A fotógrafa belga Griet Van Malderen capturou esta visão dramática de Gamma, uma leoa do deserto que aprendeu a caçar animais marinhos para sobreviver no inóspito ambiente da Costa dos Esqueletos, no noroeste da Namíbia.
Sua foto mereceu altas menções no prestigioso concurso Fotógrafo da Vida Selvagem do Ano de 2025, promovido pelo Museu de História Natural de Londres.

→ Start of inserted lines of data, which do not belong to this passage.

# ModuRL/ModuRL_Gym

Measured on NVIDIA B200. Metric: env-steps/sec (CartPole-v1, 2^24 envs), higher is better.
Workload: dtype f32

## Files before the change

### modurl_gym_b200/csrc/mgym_api.cu

```cuda
#include <dlfcn.h>

#include <cmath>
#include <cstdarg>
#include <cstdio>
#include <cstdlib>
#include <cstring>
#include <limits>
#include <mutex>
#include <new>
#include <string>

#include "../../include/mgym.h"
#include "mgym_kernels.cuh"

#if defined(__has_include)
#if __has_include(<nccl.h>)
#include <nccl.h>
#define MGYM_HAVE_NCCL_H 1
#endif
#endif
namespace {
#ifdef MGYM_HAVE_NCCL_H
constexpr int kNcclFloat64 = (int)ncclFloat64, kNcclSum = (int)ncclSum;
static_assert(kNcclFloat64 == 8 && kNcclSum == 0, "NCCL enum values changed: update the header-less fallback below");
#else
constexpr int kNcclFloat64 = 8, kNcclSum = 0;
#endif
}

using namespace mgym;

struct mgym_env {
  int kind = 0;
  uint64_t n = 0;
  int device = 0;
  uint64_t seed = 0;
  mgym_config cfg{};
  int cnt_mode = CNT_U32;
  bool vec4 = false;

  float* state = nullptr;
  void* steps = nullptr;
  uint32_t* sbt = nullptr;
  float* ep_return = nullptr;
  float* reset_pool = nullptr;
  uint64_t pool_len = 0;
  unsigned long long* stats = nullptr;
  uint32_t* bad_action = nullptr;
  float* params = nullptr;
  bool redraw = false;
  float redraw_lo[MAX_PARAMS] = {}, redraw_hi[MAX_PARAMS] = {};

  uint64_t t = 0;
  uint64_t n_resets = 0;
  EnvConsts k{};
  int num_sms = 0;

  void* h_actions = nullptr;
  float* h_obs = nullptr;
  float* h_reward = nullptr;
  uint8_t* h_flags = nullptr;
  unsigned long long* work = nullptr;
  uint64_t work_issued[3] = {0, 0, 0};
  int work_slot = 0;
  unsigned long long* clock = nullptr;
  uint64_t call_tickets = 0;
  cudaStream_t pipe_stream[2] = {nullptr, nullptr};
  cudaEvent_t pipe_event[3] = {nullptr, nullptr, nullptr};
};

namespace {

thread_local std::string g_last_error;

int fail(int code, const char* fmt, ...) {
  char buf[512];
  va_list ap;
  va_start(ap, fmt);
  vsnprintf(buf, sizeof(buf), fmt, ap);
  va_end(ap);
  g_last_error = buf;
  return code;
}

#define MGYM_CUDA(expr)                                                                            \
  do {                                                                                             \
    cudaError_t e_ = (expr);                                                                       \
    if (e_ != cudaSuccess)                                                                         \
      return fail(e_ == cudaErrorMemoryAllocation ? MGYM_ERR_OUT_OF_MEMORY : MGYM_ERR_CUDA,        \
                  "%s failed: %s (%s:%d)", #expr, cudaGetErrorString(e_), __FILE__, __LINE__);    \
  } while (0)

struct DeviceGuard {
  int prev = -1;
  bool switched = false;
  explicit DeviceGuard(int dev) {
    if (cudaGetDevice(&prev) == cudaSuccess && prev != dev) switched = cudaSetDevice(dev) == cudaSuccess;
  }
  ~DeviceGuard() {
    if (switched) cudaSetDevice(prev);
  }
};

constexpr int kStateDim[MGYM_NUM_KINDS] = {4, 2, 2, 2, 4};
constexpr int kObsDim[MGYM_NUM_KINDS] = {4, 2, 2, 3, 6};
constexpr int kContinuous[MGYM_NUM_KINDS] = {0, 0, 1, 1, 0};
constexpr int kNumActions[MGYM_NUM_KINDS] = {2, 3, 0, 0, 3};
const char* const kNames[MGYM_NUM_KINDS] = {"CartPole-v1", "MountainCar-v0", "MountainCarContinuous-v0",
                                            "Pendulum-v1", "Acrobot-v1"};

constexpr int kNumParams[MGYM_NUM_KINDS] = {6, 2, 2, 3, 0};
const char* const kParamNames[MGYM_NUM_KINDS][6] = {
    {"gravity", "masscart", "masspole", "length", "force_mag", "tau"},
    {"force", "gravity"},
    {"power", "gravity"},
    {"g", "m", "l"},
    {}};
// ... 74 lines not shown
  p.n = e->n;
  p.first = 0;
  p.ld = e->n;
  p.seed = e->seed;
  p.keys = philox_keys(e->seed);
  p.t_dev = e->cfg.device_clock ? e->clock : nullptr;
  p.base_dev = nullptr;
  p.env_base = e->cfg.env_index_base;
  p.t = e->t;
  p.k = e->k;
  return p;
}

constexpr int kMaxDevices = 64;

struct OccupancyCache {
  static constexpr int kSlots = 256;
  std::mutex mu;
  const void* key[kSlots] = {};
  int dev[kSlots] = {};
  int per_sm[kSlots] = {};
  int used = 0;
  int find(const void* k, int d) {
    std::lock_guard<std::mutex> lock(mu);
    for (int i = 0; i < used; ++i)
      if (key[i] == k && dev[i] == d) return per_sm[i];
    return 0;
  }
  void put(const void* k, int d, int v) {
    std::lock_guard<std::mutex> lock(mu);
    if (used < kSlots) key[used] = k, dev[used] = d, per_sm[used] = v, ++used;
  }
};
OccupancyCache g_occupancy;
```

Crédito,Griet Van Malderen
Van Malderen passou dias aguardando para tirar a foto, observando Gamma do seu carro.
"Ela ficou vigiando o lobo-marinho o dia todo", conta a fotógrafa. "Realmente, é incrível observar seu comportamento começando a mudar."
Existem apenas 12 leões do deserto vivendo ao longo da Costa dos Esqueletos, de uma população total de cerca de 80 animais.
Eles se mudaram do árido deserto do Namibe para o litoral do Atlântico em 2017, em busca de alimento. Os leões alteraram drasticamente sua dieta e seu comportamento, para se adaptar ao novo habitat. E, aparentemente, eles se deram bem com a mudança.
"A foto mostra como esses animais são resilientes... eles mudam seu habitat para sobreviver", afirma Van Malderen.
"Estes leões são fortes. A vida é questão de sobrevivência e tudo é uma luta."
Retorno ao litoral
Van Malderen acompanhou Gamma crescer. Ela conheceu a leoa quando o animal tinha três meses de idade.
Agora, ela tem três anos e meio e é "quase adulta", segundo ela.
A fotógrafa destaca que a leoa se tornou uma caçadora implacável, capaz de matar 40 animais marinhos em uma única noite.
Gamma faz parte da primeira geração de leões a crescer na Costa dos Esqueletos, segundo o especialista em conservação Philip Stander, que acompanha os leões do deserto da Namíbia desde 1980.
Em 1997, Stander fundou a organização sem fins lucrativos Fundo de Conservação do Leão do Deserto. Ele afirma que a foto de Van Malderen é "muito significativa", pois mostra "o primeiro dia de Gamma sozinha na praia".
Os leões do deserto da Namíbia costumavam viver ao longo da Costa dos Esqueletos nos anos 1980, mas se retiraram para o deserto após uma seca. E conflitos com fazendeiros também dizimaram a maior parte da população, segundo Stander.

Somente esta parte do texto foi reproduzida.